SOURCE MATERIAL Start Marker

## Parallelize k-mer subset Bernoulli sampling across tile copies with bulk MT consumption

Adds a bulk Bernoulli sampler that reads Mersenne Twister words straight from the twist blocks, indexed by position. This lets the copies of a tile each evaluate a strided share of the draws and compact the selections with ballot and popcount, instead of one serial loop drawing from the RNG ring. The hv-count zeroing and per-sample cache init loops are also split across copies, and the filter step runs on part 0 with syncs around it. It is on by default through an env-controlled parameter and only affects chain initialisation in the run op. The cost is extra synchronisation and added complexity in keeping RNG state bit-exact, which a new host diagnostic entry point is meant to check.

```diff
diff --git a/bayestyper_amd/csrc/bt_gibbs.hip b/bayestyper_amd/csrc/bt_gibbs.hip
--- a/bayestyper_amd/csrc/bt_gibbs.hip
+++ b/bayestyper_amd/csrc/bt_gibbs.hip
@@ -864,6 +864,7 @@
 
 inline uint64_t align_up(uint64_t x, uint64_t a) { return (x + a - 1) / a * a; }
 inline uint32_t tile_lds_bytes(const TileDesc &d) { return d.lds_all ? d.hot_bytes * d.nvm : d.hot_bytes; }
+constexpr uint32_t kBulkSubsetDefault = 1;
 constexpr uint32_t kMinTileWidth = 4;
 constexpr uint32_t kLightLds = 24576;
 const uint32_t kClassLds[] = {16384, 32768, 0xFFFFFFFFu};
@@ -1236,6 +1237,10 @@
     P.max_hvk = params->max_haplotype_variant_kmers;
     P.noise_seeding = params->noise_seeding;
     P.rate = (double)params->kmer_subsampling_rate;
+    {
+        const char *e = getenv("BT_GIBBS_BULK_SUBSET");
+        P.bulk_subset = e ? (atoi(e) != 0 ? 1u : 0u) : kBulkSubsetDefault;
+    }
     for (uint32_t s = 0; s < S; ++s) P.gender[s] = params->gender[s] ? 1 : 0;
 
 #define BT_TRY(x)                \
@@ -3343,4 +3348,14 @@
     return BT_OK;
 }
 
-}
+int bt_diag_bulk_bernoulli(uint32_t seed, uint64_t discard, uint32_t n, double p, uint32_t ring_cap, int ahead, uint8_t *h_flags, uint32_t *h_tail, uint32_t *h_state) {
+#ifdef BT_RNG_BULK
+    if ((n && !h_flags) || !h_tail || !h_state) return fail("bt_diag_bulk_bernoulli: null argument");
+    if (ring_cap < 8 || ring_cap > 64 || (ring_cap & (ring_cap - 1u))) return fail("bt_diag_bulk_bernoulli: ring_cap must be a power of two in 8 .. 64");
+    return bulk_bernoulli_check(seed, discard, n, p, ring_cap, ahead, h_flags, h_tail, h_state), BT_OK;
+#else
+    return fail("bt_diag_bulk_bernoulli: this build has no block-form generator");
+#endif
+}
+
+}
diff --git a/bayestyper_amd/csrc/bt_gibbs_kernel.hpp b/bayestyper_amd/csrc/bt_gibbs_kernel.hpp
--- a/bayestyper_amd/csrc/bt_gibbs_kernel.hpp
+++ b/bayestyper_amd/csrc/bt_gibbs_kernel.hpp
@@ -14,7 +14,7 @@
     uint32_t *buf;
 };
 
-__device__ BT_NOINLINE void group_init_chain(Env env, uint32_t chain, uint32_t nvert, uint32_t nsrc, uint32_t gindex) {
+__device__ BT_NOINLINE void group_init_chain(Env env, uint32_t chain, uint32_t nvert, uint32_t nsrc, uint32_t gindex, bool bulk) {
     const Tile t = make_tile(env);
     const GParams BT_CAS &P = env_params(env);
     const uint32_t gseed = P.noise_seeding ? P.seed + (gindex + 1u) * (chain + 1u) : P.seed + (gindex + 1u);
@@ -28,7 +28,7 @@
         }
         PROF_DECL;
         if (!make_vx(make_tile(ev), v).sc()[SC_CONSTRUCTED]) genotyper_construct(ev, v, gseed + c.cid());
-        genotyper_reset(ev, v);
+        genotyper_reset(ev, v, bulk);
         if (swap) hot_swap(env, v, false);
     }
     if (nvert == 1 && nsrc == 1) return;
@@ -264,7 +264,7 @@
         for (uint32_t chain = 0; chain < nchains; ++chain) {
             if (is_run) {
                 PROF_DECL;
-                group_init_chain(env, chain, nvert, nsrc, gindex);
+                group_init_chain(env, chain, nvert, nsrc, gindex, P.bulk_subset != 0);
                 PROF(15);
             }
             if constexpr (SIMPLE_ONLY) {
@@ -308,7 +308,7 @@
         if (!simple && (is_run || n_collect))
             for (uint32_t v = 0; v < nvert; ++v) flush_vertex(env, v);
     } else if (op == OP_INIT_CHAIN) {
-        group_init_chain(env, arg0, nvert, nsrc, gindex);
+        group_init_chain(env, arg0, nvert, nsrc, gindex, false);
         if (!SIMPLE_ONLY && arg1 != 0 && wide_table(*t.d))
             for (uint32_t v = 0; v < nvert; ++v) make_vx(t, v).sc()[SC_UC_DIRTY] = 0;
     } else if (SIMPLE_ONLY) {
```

SOURCE MATERIAL End Marker
SOURCE MATERIAL Start Marker

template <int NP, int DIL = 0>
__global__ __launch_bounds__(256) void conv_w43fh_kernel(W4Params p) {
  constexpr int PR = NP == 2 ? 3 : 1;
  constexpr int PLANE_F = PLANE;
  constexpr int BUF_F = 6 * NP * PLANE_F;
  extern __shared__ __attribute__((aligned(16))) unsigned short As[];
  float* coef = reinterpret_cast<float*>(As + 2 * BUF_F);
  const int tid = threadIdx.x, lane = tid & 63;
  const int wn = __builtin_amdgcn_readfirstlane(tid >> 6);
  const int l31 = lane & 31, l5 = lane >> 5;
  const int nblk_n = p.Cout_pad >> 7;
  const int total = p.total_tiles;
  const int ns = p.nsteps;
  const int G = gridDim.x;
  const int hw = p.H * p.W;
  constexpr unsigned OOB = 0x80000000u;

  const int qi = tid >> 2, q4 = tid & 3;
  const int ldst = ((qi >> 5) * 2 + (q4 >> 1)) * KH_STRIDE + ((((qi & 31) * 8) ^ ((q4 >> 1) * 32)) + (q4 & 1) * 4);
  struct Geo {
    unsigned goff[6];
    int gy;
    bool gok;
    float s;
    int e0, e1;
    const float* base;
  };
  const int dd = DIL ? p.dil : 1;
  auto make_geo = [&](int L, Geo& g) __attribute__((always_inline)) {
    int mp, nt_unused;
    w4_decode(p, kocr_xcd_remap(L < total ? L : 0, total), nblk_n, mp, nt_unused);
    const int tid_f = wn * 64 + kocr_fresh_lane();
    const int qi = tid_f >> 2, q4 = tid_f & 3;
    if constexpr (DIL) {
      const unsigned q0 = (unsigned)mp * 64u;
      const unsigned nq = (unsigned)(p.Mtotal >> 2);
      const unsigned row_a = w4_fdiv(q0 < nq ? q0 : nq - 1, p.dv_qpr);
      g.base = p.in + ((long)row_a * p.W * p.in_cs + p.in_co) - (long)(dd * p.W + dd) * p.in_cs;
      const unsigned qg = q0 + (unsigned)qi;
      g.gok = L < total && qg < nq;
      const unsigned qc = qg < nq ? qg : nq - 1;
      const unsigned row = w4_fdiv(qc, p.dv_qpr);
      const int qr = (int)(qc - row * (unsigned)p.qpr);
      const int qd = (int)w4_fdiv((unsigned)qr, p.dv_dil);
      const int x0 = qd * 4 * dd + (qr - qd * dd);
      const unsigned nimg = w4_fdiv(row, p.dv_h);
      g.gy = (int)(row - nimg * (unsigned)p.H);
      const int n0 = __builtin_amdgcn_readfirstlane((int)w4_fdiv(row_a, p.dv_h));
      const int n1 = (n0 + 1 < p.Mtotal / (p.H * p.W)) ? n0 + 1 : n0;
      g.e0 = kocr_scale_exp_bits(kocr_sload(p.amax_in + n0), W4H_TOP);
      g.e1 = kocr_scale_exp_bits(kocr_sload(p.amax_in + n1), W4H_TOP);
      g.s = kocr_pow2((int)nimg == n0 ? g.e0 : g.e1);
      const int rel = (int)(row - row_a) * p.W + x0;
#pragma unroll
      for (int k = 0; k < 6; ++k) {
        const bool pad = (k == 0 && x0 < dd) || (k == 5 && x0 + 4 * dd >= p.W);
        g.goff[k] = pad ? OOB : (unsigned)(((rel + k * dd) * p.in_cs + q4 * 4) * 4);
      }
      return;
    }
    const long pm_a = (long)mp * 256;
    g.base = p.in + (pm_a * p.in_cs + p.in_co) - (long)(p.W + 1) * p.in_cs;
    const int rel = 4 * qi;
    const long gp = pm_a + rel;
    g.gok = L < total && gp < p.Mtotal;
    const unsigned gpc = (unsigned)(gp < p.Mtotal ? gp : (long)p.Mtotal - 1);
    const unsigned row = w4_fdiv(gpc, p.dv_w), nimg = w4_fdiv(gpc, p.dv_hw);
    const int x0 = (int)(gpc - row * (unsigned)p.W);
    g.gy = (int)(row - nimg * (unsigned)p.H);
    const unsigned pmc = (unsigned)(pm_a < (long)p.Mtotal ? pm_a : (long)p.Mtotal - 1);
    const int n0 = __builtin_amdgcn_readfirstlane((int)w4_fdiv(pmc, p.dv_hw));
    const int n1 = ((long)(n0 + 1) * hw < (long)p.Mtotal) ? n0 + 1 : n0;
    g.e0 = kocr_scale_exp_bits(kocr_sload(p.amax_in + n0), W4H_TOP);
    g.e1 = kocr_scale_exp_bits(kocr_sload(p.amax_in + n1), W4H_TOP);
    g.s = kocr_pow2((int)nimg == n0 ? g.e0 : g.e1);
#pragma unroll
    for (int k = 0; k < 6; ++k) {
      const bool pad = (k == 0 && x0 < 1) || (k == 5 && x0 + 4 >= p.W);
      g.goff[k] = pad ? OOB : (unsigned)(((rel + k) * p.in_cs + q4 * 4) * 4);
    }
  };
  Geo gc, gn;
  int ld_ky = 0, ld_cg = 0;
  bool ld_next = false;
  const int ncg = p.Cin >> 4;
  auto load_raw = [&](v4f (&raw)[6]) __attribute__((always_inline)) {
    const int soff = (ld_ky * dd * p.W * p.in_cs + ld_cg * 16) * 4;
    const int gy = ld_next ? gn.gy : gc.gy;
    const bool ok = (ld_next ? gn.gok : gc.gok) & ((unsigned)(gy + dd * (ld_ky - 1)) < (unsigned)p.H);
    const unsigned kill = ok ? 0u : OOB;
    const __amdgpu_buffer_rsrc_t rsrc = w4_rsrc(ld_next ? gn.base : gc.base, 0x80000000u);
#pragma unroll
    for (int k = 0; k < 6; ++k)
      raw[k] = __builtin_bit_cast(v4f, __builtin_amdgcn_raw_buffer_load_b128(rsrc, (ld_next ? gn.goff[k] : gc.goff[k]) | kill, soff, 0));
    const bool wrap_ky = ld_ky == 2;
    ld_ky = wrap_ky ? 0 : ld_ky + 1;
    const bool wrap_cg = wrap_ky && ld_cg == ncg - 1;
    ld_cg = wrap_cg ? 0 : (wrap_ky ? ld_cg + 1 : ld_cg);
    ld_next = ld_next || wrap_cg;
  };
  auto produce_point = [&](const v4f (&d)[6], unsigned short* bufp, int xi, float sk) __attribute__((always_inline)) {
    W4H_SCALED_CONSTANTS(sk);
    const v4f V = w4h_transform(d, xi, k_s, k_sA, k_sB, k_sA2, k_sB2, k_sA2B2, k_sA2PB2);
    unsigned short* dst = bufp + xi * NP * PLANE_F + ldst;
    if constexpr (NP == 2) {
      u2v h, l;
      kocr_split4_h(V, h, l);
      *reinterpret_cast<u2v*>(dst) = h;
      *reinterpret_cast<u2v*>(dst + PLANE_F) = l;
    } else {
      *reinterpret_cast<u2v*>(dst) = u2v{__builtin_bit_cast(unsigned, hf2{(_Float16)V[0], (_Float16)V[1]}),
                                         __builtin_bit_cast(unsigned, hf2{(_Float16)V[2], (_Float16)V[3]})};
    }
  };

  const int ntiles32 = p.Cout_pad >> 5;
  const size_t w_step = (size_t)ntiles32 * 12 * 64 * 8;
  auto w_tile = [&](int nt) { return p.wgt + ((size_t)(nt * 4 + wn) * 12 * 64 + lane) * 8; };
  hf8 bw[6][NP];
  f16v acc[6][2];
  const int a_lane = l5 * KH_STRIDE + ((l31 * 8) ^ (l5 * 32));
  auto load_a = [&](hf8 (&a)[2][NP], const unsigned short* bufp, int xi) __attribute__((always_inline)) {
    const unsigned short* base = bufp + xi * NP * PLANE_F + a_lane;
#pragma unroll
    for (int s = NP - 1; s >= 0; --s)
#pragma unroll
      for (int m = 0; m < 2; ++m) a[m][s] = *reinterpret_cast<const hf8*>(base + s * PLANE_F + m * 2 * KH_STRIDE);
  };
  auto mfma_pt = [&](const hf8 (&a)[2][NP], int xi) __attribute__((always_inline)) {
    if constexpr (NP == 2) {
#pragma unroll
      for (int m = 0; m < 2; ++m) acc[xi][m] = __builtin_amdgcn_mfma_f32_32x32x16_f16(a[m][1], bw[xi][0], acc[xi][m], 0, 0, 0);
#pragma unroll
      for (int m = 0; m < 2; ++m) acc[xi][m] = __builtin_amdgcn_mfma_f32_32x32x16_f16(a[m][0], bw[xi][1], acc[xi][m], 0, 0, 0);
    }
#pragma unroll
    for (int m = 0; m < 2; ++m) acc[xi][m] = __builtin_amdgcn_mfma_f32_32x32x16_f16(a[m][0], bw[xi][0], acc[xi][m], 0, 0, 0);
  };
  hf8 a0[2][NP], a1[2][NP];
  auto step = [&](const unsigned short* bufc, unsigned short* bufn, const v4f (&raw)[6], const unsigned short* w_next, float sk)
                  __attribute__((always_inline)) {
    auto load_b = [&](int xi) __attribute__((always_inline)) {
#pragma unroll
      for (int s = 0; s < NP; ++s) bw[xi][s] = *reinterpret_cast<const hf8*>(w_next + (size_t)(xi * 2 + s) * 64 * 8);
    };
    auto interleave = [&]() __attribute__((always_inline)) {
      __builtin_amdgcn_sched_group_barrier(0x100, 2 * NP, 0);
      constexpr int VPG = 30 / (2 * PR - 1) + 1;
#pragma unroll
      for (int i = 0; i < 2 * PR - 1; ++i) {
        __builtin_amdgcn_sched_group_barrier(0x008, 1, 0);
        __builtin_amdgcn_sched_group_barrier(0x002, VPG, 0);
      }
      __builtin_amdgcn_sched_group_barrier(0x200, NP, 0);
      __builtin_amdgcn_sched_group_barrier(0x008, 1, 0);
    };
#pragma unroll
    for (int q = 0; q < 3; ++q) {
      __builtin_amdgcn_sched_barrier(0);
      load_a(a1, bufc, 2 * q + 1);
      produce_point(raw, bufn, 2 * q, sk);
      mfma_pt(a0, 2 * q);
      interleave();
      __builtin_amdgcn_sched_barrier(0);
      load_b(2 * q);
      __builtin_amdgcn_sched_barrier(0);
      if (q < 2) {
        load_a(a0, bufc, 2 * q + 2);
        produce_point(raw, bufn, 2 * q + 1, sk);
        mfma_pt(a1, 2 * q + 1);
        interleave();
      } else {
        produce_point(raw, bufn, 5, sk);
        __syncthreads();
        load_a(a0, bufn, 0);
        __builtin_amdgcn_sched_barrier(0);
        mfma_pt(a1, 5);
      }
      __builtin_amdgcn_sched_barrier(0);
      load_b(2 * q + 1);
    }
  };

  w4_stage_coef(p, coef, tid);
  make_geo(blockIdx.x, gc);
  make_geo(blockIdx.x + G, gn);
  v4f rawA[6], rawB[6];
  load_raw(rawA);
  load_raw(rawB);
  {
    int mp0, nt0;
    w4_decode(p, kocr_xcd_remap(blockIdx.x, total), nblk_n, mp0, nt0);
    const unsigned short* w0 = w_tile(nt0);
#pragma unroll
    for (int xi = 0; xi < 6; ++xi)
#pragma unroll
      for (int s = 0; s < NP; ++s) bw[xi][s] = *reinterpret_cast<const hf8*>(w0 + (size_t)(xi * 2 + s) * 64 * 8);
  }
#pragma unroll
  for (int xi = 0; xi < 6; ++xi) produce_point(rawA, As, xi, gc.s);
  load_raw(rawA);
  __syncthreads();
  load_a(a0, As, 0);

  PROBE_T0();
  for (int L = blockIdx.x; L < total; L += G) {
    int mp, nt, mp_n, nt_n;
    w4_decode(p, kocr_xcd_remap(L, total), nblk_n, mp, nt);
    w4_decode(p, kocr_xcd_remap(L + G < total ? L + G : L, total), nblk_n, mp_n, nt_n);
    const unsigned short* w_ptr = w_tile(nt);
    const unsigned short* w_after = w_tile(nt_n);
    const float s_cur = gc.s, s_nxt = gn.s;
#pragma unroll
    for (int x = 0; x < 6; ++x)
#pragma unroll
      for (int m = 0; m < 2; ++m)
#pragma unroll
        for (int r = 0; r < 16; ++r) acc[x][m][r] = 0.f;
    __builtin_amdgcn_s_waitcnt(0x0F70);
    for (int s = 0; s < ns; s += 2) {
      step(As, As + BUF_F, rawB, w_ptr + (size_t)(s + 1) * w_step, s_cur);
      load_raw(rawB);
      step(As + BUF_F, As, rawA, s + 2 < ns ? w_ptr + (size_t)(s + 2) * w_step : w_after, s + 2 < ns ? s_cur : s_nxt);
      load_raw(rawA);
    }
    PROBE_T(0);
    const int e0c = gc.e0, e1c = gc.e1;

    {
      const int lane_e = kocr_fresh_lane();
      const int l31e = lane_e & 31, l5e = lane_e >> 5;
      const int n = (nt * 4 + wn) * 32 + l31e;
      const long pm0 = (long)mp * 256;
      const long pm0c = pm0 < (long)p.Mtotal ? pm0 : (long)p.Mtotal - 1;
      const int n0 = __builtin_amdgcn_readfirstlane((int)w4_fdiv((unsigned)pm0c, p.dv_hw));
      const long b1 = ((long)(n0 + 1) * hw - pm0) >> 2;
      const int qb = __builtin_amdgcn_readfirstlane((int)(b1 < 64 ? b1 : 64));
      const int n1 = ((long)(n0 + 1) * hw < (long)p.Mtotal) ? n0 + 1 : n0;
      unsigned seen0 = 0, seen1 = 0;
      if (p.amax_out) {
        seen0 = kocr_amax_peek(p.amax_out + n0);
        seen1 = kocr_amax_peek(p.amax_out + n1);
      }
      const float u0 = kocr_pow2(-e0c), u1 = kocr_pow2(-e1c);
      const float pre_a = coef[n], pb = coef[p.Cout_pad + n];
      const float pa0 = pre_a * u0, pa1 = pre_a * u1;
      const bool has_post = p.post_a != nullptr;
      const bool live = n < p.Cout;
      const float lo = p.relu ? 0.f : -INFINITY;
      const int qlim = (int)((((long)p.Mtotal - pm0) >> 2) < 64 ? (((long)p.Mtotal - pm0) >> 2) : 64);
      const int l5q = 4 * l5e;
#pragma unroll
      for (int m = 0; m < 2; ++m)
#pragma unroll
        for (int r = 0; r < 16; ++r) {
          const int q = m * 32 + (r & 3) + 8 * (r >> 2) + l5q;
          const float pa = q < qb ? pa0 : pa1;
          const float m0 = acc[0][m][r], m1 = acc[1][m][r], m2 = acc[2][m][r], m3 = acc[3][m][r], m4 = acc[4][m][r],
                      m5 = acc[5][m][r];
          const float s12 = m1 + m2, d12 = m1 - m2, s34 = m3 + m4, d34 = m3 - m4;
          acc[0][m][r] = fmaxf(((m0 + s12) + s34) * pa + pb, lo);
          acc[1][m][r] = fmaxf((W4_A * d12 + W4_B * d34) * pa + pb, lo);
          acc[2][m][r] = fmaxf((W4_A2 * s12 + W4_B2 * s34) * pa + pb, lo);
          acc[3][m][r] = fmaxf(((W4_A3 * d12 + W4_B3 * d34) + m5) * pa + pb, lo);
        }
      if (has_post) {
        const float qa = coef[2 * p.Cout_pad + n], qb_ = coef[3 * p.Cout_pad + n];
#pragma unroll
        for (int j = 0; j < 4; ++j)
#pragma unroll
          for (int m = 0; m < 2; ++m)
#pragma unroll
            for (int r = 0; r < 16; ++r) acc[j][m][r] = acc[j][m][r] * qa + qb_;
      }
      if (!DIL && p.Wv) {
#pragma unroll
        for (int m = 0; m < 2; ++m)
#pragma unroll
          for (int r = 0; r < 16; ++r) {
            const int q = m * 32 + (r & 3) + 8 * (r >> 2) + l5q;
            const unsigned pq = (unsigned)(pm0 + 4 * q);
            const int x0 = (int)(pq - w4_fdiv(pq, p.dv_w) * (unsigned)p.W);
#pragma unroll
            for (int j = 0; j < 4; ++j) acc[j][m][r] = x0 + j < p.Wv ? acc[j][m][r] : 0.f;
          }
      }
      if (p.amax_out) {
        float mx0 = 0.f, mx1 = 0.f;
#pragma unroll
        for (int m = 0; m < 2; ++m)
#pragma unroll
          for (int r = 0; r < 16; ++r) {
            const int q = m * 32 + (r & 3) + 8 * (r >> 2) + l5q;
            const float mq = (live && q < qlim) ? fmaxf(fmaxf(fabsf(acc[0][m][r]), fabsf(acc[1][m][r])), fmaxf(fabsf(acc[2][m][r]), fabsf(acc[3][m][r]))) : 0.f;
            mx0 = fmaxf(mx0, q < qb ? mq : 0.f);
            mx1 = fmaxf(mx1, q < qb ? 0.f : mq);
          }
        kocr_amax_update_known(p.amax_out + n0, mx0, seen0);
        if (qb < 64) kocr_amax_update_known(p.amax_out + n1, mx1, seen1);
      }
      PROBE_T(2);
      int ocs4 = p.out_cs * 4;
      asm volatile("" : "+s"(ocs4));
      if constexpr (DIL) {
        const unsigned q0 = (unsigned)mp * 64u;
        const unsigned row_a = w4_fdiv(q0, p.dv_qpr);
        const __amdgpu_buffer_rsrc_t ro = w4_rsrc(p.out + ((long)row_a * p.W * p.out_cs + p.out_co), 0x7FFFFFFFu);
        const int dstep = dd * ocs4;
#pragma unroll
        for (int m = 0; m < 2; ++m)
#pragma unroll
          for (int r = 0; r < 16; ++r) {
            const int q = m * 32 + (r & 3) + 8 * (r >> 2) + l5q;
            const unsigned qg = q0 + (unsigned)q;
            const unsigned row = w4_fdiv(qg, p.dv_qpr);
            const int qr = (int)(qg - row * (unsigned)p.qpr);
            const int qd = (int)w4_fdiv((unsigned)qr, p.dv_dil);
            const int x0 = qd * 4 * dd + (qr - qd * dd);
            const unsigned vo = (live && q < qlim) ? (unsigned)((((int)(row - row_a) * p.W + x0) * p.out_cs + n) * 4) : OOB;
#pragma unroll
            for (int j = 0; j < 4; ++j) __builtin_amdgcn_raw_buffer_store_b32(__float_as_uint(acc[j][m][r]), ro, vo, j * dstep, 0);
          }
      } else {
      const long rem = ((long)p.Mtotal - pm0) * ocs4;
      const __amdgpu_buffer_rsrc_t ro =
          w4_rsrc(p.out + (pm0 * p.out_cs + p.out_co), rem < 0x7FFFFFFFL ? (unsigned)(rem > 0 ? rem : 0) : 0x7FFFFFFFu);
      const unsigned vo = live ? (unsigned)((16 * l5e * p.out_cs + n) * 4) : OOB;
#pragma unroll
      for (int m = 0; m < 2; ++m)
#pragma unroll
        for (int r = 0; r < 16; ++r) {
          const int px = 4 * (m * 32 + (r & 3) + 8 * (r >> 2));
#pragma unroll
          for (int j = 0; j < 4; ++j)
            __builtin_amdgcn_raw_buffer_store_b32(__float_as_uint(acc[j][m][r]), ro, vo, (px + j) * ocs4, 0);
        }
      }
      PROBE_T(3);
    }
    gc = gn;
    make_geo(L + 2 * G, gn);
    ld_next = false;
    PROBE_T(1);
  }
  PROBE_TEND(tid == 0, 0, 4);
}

SOURCE MATERIAL End Marker

→ EXERCISE
An exact copy of the lines above, from the one containing "const unsigned row_a = w4_fdiv(q0, p.dv_qpr);" down to the one containing "const int qr = (int)(qg" and including both, is the whole answer; retype it and nothing else.

→ ANSWER SPACE
        const unsigned row_a = w4_fdiv(q0, p.dv_qpr);
        const __amdgpu_buffer_rsrc_t ro = w4_rsrc(p.out + ((long)row_a * p.W * p.out_cs + p.out_co), 0x7FFFFFFFu);
        const int dstep = dd * ocs4;
#pragma unroll
        for (int m = 0; m < 2; ++m)
#pragma unroll
          for (int r = 0; r < 16; ++r) {
            const int q = m * 32 + (r & 3) + 8 * (r >> 2) + l5q;
            const unsigned qg = q0 + (unsigned)q;
            const unsigned row = w4_fdiv(qg, p.dv_qpr);
            const int qr = (int)(qg - row * (unsigned)p.qpr);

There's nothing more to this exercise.